Defäkographie

Anatomische und physiologische Parameter, die durch diese Untersuchung objektiv gemessen werden können, umfassen:

Anorektaler Winkeldies ist die „mittlere axiale Längsachse des Rektums und des Analkanals“, die durch den vorderen Zug der Puborectalis-Schlinge auf Höhe des anorektalen Übergangs erzeugt wird. In Ruhe wird es bei 90 – 100 ° gehalten. Dies wird akuter (70 – 90 °), wenn der Patient die Analsphinkter und Beckenbodenmuskeln zusammenzieht, und stumpfer (110 – 180 °)während der Defäkation.

Perinealer abstiegDies ist „die kaudale Bewegung des Beckenbodens“. Defäkation beinhaltet normalerweise eine Entspannung des Beckenbodens (Levator ani), was zu einem Abstieg des Perineums führt. Nach dem Belasten tritt das Gegenteil auf, das Perineum steigt an. Aus dem Proktogramm wird der Abstieg berechnet, indem eine imaginäre Linie (die Pubococcygeallinie) zwischen dem untersten Punkt des Schambeins und der Spitze des Steißbeins gezeichnet wird. Normaler perinealer Abstieg oder Elevation ist weniger als 4 cm von der pubococcygeal Linie in beide Richtungen (superior oder inferior).

Effizienz der Entleerung / Evakuierungnormalerweise gibt es 90-100% Evakuierung von rektalen Inhalten.

Analkanallängedies wird während der maximalen Evakuierung gemessen.

Analkanalbreitewieder während der maximalen Evakuierung gemessen, beträgt dies normalerweise weniger als 2,5 cm.

Bedingungen, die nachgewiesen werden können, umfassen:

  • Anismus (Beckenbodendyssynergie)

Es wurde vorgeschlagen, dass einige Patienten durch dieses Verfahren in Verlegenheit gebracht werden können, was zu abnormalen Defäkationen führt. Zum Beispiel kann der Patient nicht in der Lage sein, unter den Bedingungen zu entspannen, was zu Entspannungsversagen von Puborectalis und falsch positiver Diagnose von Anismus führt. Es wurde auch berichtet, dass es aus ähnlichen Gründen eine hohe falsch positive Rate der Anismusdiagnose mit anorektaler Manometrie gibt.

  • Rektozele

Dies ist der häufigste Befund bei dieser Art der Bildgebung. Fast immer ist dies eine vordere Rektozele, bei der sich die vordere Rektalwand bei Frauen nach vorne in die Vagina wölbt. Bei Männern gibt die Prostata in diesem Bereich mehr Unterstützung als die Vaginalhöhle, so dass Rektozelen, insbesondere anteriore Rektozelen, bei Männern ungewöhnlich sind. Weniger häufig und bei Männern kann es posteriore Rektozelen geben, bei denen sich das Rektum posterior wölbt. Sowohl die Größe als auch die Effizienz der Entleerung können mit der Proktographie beurteilt werden. Da viele Rektozelen asymptomatisch sind, kann dies nur dann ein signifikanter Befund sein, wenn Symptome einer verstopften Defäkation vorliegen. Normalerweise sind Rektozelen größer als 3 cm und solche, die sich nicht entleeren, klinisch signifikant.

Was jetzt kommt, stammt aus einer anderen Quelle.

diff --git a/univl_b200/ops.py b/univl_b200/ops.py
--- a/univl_b200/ops.py
+++ b/univl_b200/ops.py
@@ -58,29 +58,37 @@
 
 
 def gemm(a, b, M, N, K, out, epi=EPI_BIAS, bias=None, aux_in=None, aux_out=None, a_mn=False, b_mn=False, alpha=1.0,
-         block_n=0, split_k=0):
+         block_n=0, split_k=0, live=None):
     _check2d(a, "gemm A"); _check2d(b, "gemm B"); _check2d(out, "gemm out")
-    call("univl_gemm_bf16", a.data_ptr(), a.stride(0), int(a_mn), b.data_ptr(), b.stride(0), int(b_mn), M, N, K,
-         out.data_ptr(), out.stride(0), epi, ptr(bias), ptr(aux_in), aux_in.stride(0) if aux_in is not None else 0,
-         ptr(aux_out), aux_out.stride(0) if aux_out is not None else 0, float(alpha), block_n, split_k)
+    args = (a.data_ptr(), a.stride(0), int(a_mn), b.data_ptr(), b.stride(0), int(b_mn), M, N, K, out.data_ptr(),
+            out.stride(0), epi, ptr(bias), ptr(aux_in), aux_in.stride(0) if aux_in is not None else 0, ptr(aux_out),
+            aux_out.stride(0) if aux_out is not None else 0, float(alpha), block_n, split_k)
+    if live is None:
+        call("univl_gemm_bf16", *args)
+    else:
+        call("univl_gemm_bf16_live", *args, live.data_ptr())
     return out
 
 
-def linear_fwd(x, w16, bias, epi=EPI_BIAS, aux_out=None, out_dtype=BF16, ld_out=None):
+def linear_fwd(x, w16, bias, epi=EPI_BIAS, aux_out=None, out_dtype=BF16, ld_out=None, live=None):
     T, K = x.shape
     N = w16.shape[0]
     if ld_out is None:
         out = _empty((T, N), out_dtype, x)
     else:
         out = _empty((T, ld_out), out_dtype, x)[:, :N]
-    return gemm(x, w16, T, N, K, out, epi=epi, bias=bias, aux_out=aux_out)
-
-
-def linear_dgrad(dy, w16, epi=EPI_BIAS, aux_in=None):
+    return gemm(x, w16, T, N, K, out, epi=epi, bias=bias, aux_out=aux_out, **_live_kw(live))
+
+
+def _live_kw(live):
+    return {} if live is None else {"live": live}
+
+
+def linear_dgrad(dy, w16, epi=EPI_BIAS, aux_in=None, live=None):
     T, N = dy.shape
     K = w16.shape[1]
     out = _empty((T, K), BF16, dy)
-    return gemm(dy, w16, T, K, N, out, epi=epi, aux_in=aux_in, b_mn=True)
+    return gemm(dy, w16, T, K, N, out, epi=epi, aux_in=aux_in, b_mn=True, **_live_kw(live))
 
 
 def linear_wgrad(dy, x, dw=None):
@@ -91,26 +99,33 @@
     return gemm(dy, x, N, K, T, dw, epi=EPI_ATOMIC, a_mn=True, b_mn=True)
 
 
-def colsum(x, out=None):
+def colsum(x, out=None, pos=None):
     rows, cols = x.shape
     if out is None:
         out = _zeros((cols,), F32, x)
-    call("univl_colsum_bf16", x.data_ptr(), x.stride(0), out.data_ptr(), rows, cols)
+    if pos is None:
+        call("univl_colsum_bf16", x.data_ptr(), x.stride(0), out.data_ptr(), rows, cols)
+    else:
+        call("univl_colsum_bf16_rows", x.data_ptr(), x.stride(0), out.data_ptr(), rows, cols, pos.data_ptr())
     return out
 
 
-def layernorm_fwd(x, res, gamma, beta, p=0.0, mode=0, seed=0, stream=0):
+def layernorm_fwd(x, res, gamma, beta, p=0.0, mode=0, seed=0, stream=0, pk=None):
     rows, cols = x.shape
     y = _empty((rows, cols), BF16, x)
     mean = _empty((rows,), F32, x)
     rstd = _empty((rows,), F32, x)
-    call("univl_layernorm_fwd", x.data_ptr(), ptr(res), gamma.data_ptr(), beta.data_ptr(), y.data_ptr(),
-         mean.data_ptr(), rstd.data_ptr(), rows, cols, LN_EPS, float(p), mode, seed, stream)
+    args = (x.data_ptr(), ptr(res), gamma.data_ptr(), beta.data_ptr(), y.data_ptr(), mean.data_ptr(), rstd.data_ptr(),
+            rows, cols, LN_EPS, float(p), mode, seed, stream)
+    if pk is None:
+        call("univl_layernorm_fwd", *args)
+    else:
+        call("univl_layernorm_fwd_rows", *args, pk.live.data_ptr(), pk.row_map.data_ptr())
     return y, mean, rstd
 
 
 def layernorm_bwd(dy, dy2, x, res, gamma, mean, rstd, p=0.0, mode=0, seed=0, stream=0, want_dbias=True,
-                  want_dx=True, dgamma=None, dbeta=None, dbias=None):
+                  want_dx=True, dgamma=None, dbeta=None, dbias=None, pk=None):
     rows, cols = x.shape
     dx_res = _empty((rows, cols), BF16, x) if want_dx else None
     dx_dense = _empty((rows, cols), BF16, x) if (want_dx and p > 0.0 and mode == 1) else dx_res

  • Enterozele und Sigmoidozele

Enterozele ist ein Prolaps des Peritoneums, der einen Abschnitt des Dünndarms enthält. Sigmoidozele ist ein Prolaps des Peritoneums, das einen Abschnitt des Sigmas enthält. Bei Frauen steigen diese Vorfälle normalerweise zwischen dem Rektum und der Vagina ab. Sie sind am wahrscheinlichsten während der Anstrengung zu sehen.

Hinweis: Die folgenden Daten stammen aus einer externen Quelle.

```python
class Segments(ctypes.Structure):
    _fields_ = [("nseg", ctypes.c_int), ("start", ctypes.c_int * (PC_MAX_SEG + 1)),
                ("count", ctypes.c_int * PC_MAX_SEG), ("weighted_row", ctypes.c_int), ("weight", ctypes.c_float),
                ("row_weight", ctypes.c_void_p), ("row_weight_start", ctypes.c_int), ("row_weight_rows", ctypes.c_int)]


class FfnSaved(ctypes.Structure):
    _fields_ = [(n, ctypes.c_void_p) for n in ("h0", "a2", "bn_mean", "bn_invstd", "bn_scale", "bn_shift", "a1")]


class AttnSaved(ctypes.Structure):
    _fields_ = [(n, ctypes.c_void_p) for n in ("q", "qt", "probs", "c", "sp", "ctx")]


class JointTensors(ctypes.Structure):
    _fields_ = [(n, ctypes.c_void_p) for n in (
        "product_table", "enc_w", "enc_b", "dec_w", "dec_b", "typ_w", "typ_b", "itm_w", "itm_b",
        "query_types", "comp_types")] + [("dropout", Dropout)]


class JointSaved(ctypes.Structure):
    _fields_ = [(n, ctypes.c_void_p) for n in ("h", "c", "pi", "tp")]


_vp, _i, _sz, _f, _d, _u64, _i64 = (ctypes.c_void_p, ctypes.c_int, ctypes.c_size_t, ctypes.c_float,
                                    ctypes.c_double, ctypes.c_uint64, ctypes.c_int64)
_P = ctypes.POINTER

class AdamFused(ctypes.Structure):
    _fields_ = [("param", ctypes.c_void_p), ("grad", ctypes.c_void_p), ("exp_avg", ctypes.c_void_p), ("exp_avg_sq", ctypes.c_void_p),
                ("n", ctypes.c_size_t), ("step_count", ctypes.c_void_p), ("t", ctypes.c_int64),
                ("lr", ctypes.c_double), ("beta1", ctypes.c_double), ("beta2", ctypes.c_double), ("eps", ctypes.c_double)]


class RowWhere(ctypes.Structure):
    _fields_ = [(n, ctypes.c_void_p) for n in ("value", "lo", "hi", "flags", "need", "deny")]


PC_OPT_SIDE_QUEUE = 1
PC_OPT_FUSED_OUT_CHAIN = 5
PC_OPT_FUSED_LOSS = 4
PC_OPT_BN_FINALIZE_SIDE = 3
PC_OPT_BN_FINALIZE_RIDES = 6
PC_OPT_DW0_STAGED_H = 7
PC_OPT_SORTED_TABLE_GRADIENTS = 2

SIGNATURES = {
    "pc_abi_version": (_i, []),
    "pc_build_flags": (ctypes.c_uint, []),
    "pc_set_option": (_i, [_i, _i]),
    "pc_get_option": (_i, [_i, ctypes.POINTER(ctypes.c_int)]),
    "pc_release_device_state": (_i, []),
    "pc_p2v_ffn_workspace_bytes": (_sz, [_i]),
    "pc_p2v_ffn_forward_train": (_i, [_P(P2VTensors), _vp, _vp, _i, _P(Segments), _i, _vp, _P(FfnSaved), _vp, _sz, _vp]),
    "pc_p2v_ffn_forward_eval": (_i, [_P(P2VTensors), _vp, _vp, _i, _vp, _vp, _sz, _vp]),
    "pc_p2v_ffn_backward": (_i, [_P(P2VTensors), _P(P2VTensors), _vp, _vp, _i, _P(Segments), _vp, _P(FfnSaved),
                                 _vp, _i, _vp, _sz, _vp]),
    "pc_p2v_attention_workspace_bytes": (_sz, [_i, _i]),
    "pc_p2v_attention_workspace_bytes_dim": (_sz, [_i, _i, _i]),
    "pc_p2v_attention_forward": (_i, [_P(P2VTensors), _vp, _vp, _i, _i, _vp, _P(AttnSaved), _vp, _sz, _vp]),
    "pc_p2v_attention_backward": (_i, [_P(P2VTensors), _P(P2VTensors), _vp, _vp, _i, _i, _vp, _P(AttnSaved), _vp,
                                       _vp, _i, _vp, _sz, _vp]),
    "pc_p2v_attention_forward_masked": (_i, [_P(P2VTensors), _vp, _vp, _vp, _i, _i, _vp, _P(AttnSaved), _vp, _sz, _vp]),
    "pc_p2v_attention_backward_masked": (_i, [_P(P2VTensors), _P(P2VTensors), _vp, _vp, _vp, _i, _i, _vp, _P(AttnSaved), _vp,
                                              _vp, _i, _vp, _sz, _vp]),
    "pc_p2v_train_step_compact_masked": (_i, [_P(P2VTensors), _P(P2VTensors), _vp, _vp, _vp, _vp, _vp, _i, _vp, _i, _i, _i, _f,
                                              _vp, _vp, _vp, _vp, _vp, _vp, _sz, _vp]),
    "pc_p2v_train_step_unique_masked": (_i, [_P(P2VTensors), _P(P2VTensors), _vp, _vp, _vp, _vp, _vp, _vp, _vp, _i, _i, _vp, _vp,
                                             _vp, _i, _i, _i, _f, _vp, _vp, _vp, _vp, _vp, _vp, _sz, _P(AdamFused), _vp]),
    "pc_p2v_export_workspace_bytes": (_sz, [_i, _i]),
    "pc_p2v_export_embeddings": (_i, [_P(P2VTensors), _vp, _i64, _vp, _vp, _vp, _vp, _i, _vp, _sz, _vp]),
    "pc_p2v_triplet_loss": (_i, [_vp, _vp, _vp, _i, _i, _f, _vp, _vp, _vp, _vp, _vp, _vp, _vp]),
    "pc_p2v_triplet_loss_dim": (_i, [_vp, _vp, _vp, _i, _i, _i, _f, _vp, _vp, _vp, _vp, _vp, _vp, _vp]),
    "pc_adam_step": (_i, [_vp, _vp, _vp, _vp, _sz, _vp, _vp, _d, _d, _d, _d, _vp]),
    "pc_adam_step_at": (_i, [_vp, _vp, _vp, _vp, _sz, _vp, _i64, _d, _d, _d, _d, _vp]),
    "pc_p2v_train_step_workspace_bytes": (_sz, [_i, _i, _i]),
    "pc_p2v_train_step_workspace_bytes_dim": (_sz, [_i, _i, _i, _i]),
    "pc_p2v_train_step": (_i, [_P(P2VTensors), _P(P2VTensors), _vp, _vp, _vp, _vp, _vp, _i, _i, _i, _f, _vp, _vp,
                               _vp, _vp, _vp, _vp, _sz, _vp]),
    "pc_p2v_train_step_compact": (_i, [_P(P2VTensors), _P(P2VTensors), _vp, _vp, _vp, _vp, _vp, _i, _vp, _i, _i, _i, _f,
                                       _vp, _vp, _vp, _vp, _vp, _vp, _sz, _vp]),
    "pc_p2v_train_step_unique_adam": (_i, [_P(P2VTensors), _P(P2VTensors), _vp, _vp, _vp, _vp, _vp, _vp, _i, _vp, _vp, _vp, _i, _i,
                                           _i, _f, _vp, _vp, _vp, _vp, _vp, _vp, _sz, _P(AdamFused), _vp]),
    "pc_p2v_concat_step_rows": (_i, [_vp, _vp, _vp, _vp, _vp, _i, _i, _i, _vp, _i, _vp]),
    "pc_p2v_train_step_unique_rows": (_i, [_P(P2VTensors), _P(P2VTensors), _vp, _vp, _vp, _vp, _i, _vp, _vp, _vp, _i, _i,
                                           _i, _f, _vp, _vp, _vp, _vp, _vp, _vp, _sz, _P(AdamFused), _vp]),
    "pc_p2v_train_step_unique": (_i, [_P(P2VTensors), _P(P2VTensors), _vp, _vp, _vp, _vp, _vp, _vp, _i, _vp, _vp, _vp, _i, _i,
                                      _i, _f, _vp, _vp, _vp, _vp, _vp, _i, _vp, _vp, _vp, _vp, _sz, _vp]),
    "pc_build_similarity_batch_unique_scratch_bytes": (_sz, [_i, _i]),
    "pc_build_similarity_batch_unique": (_i, [_vp, _i, _vp, _vp, _vp, _vp, _vp, _i, _i, _i, _u64, _u64, _i, _vp, _vp, _vp,
                                              _vp, _vp, _vp, _vp, _vp, _vp, _vp, _sz, _vp]),
    "pc_p2v_train_step_compact_sync": (_i, [_P(P2VTensors), _P(P2VTensors), _vp, _vp, _vp, _vp, _vp, _i, _vp, _i, _i, _i,
                                            _f, _vp, _vp, _vp, _vp, _i, _vp, _vp, _vp, _vp, _sz, _vp]),
    "pc_build_similarity_batch_compact": (_i, [_vp, _i, _vp, _vp, _vp, _vp, _vp, _i, _i, _i, _u64, _u64, _vp, _vp, _vp,
                                               _vp, _vp, _vp, _vp]),
    "pc_profile_create": (_i, [_i, _P(ctypes.c_void_p)]),
    "pc_profile_destroy": (_i, [_vp]),
# ... 210 lines not shown
```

  • Rektaler Prolaps / Interne rektale Intussuszeption

Es kann vorkommen, dass das Rektum intern oder extern Prolaps zeigt. Es kann schwierig sein, zwischen einer inneren Intussuszeption und einer normalen Rektalfalte zu unterscheiden. Die Dicke der Intussuszeption beträgt die Hälfte der Breite der Intussuszeption (die Intussuszeption ist eine verdoppelte Schicht der Rektalwand). Dies ist am wahrscheinlichsten während der Anstrengung zu sehen.

  • Megarektum

Dies ist eine übermäßige Breite (> 9 cm) des Rektums in Höhe des distalen Kreuzbeins und eine unvollständige Evakuierung.

  • Absteigendes Perineum-Syndrom

Wenn das Perineum > 4 cm absteigt, kann ein absteigendes Perineum-Syndrom diagnostiziert werden.

  • Stuhlinkontinenz

Wenn die Bariumpaste nicht im Rektum verbleibt.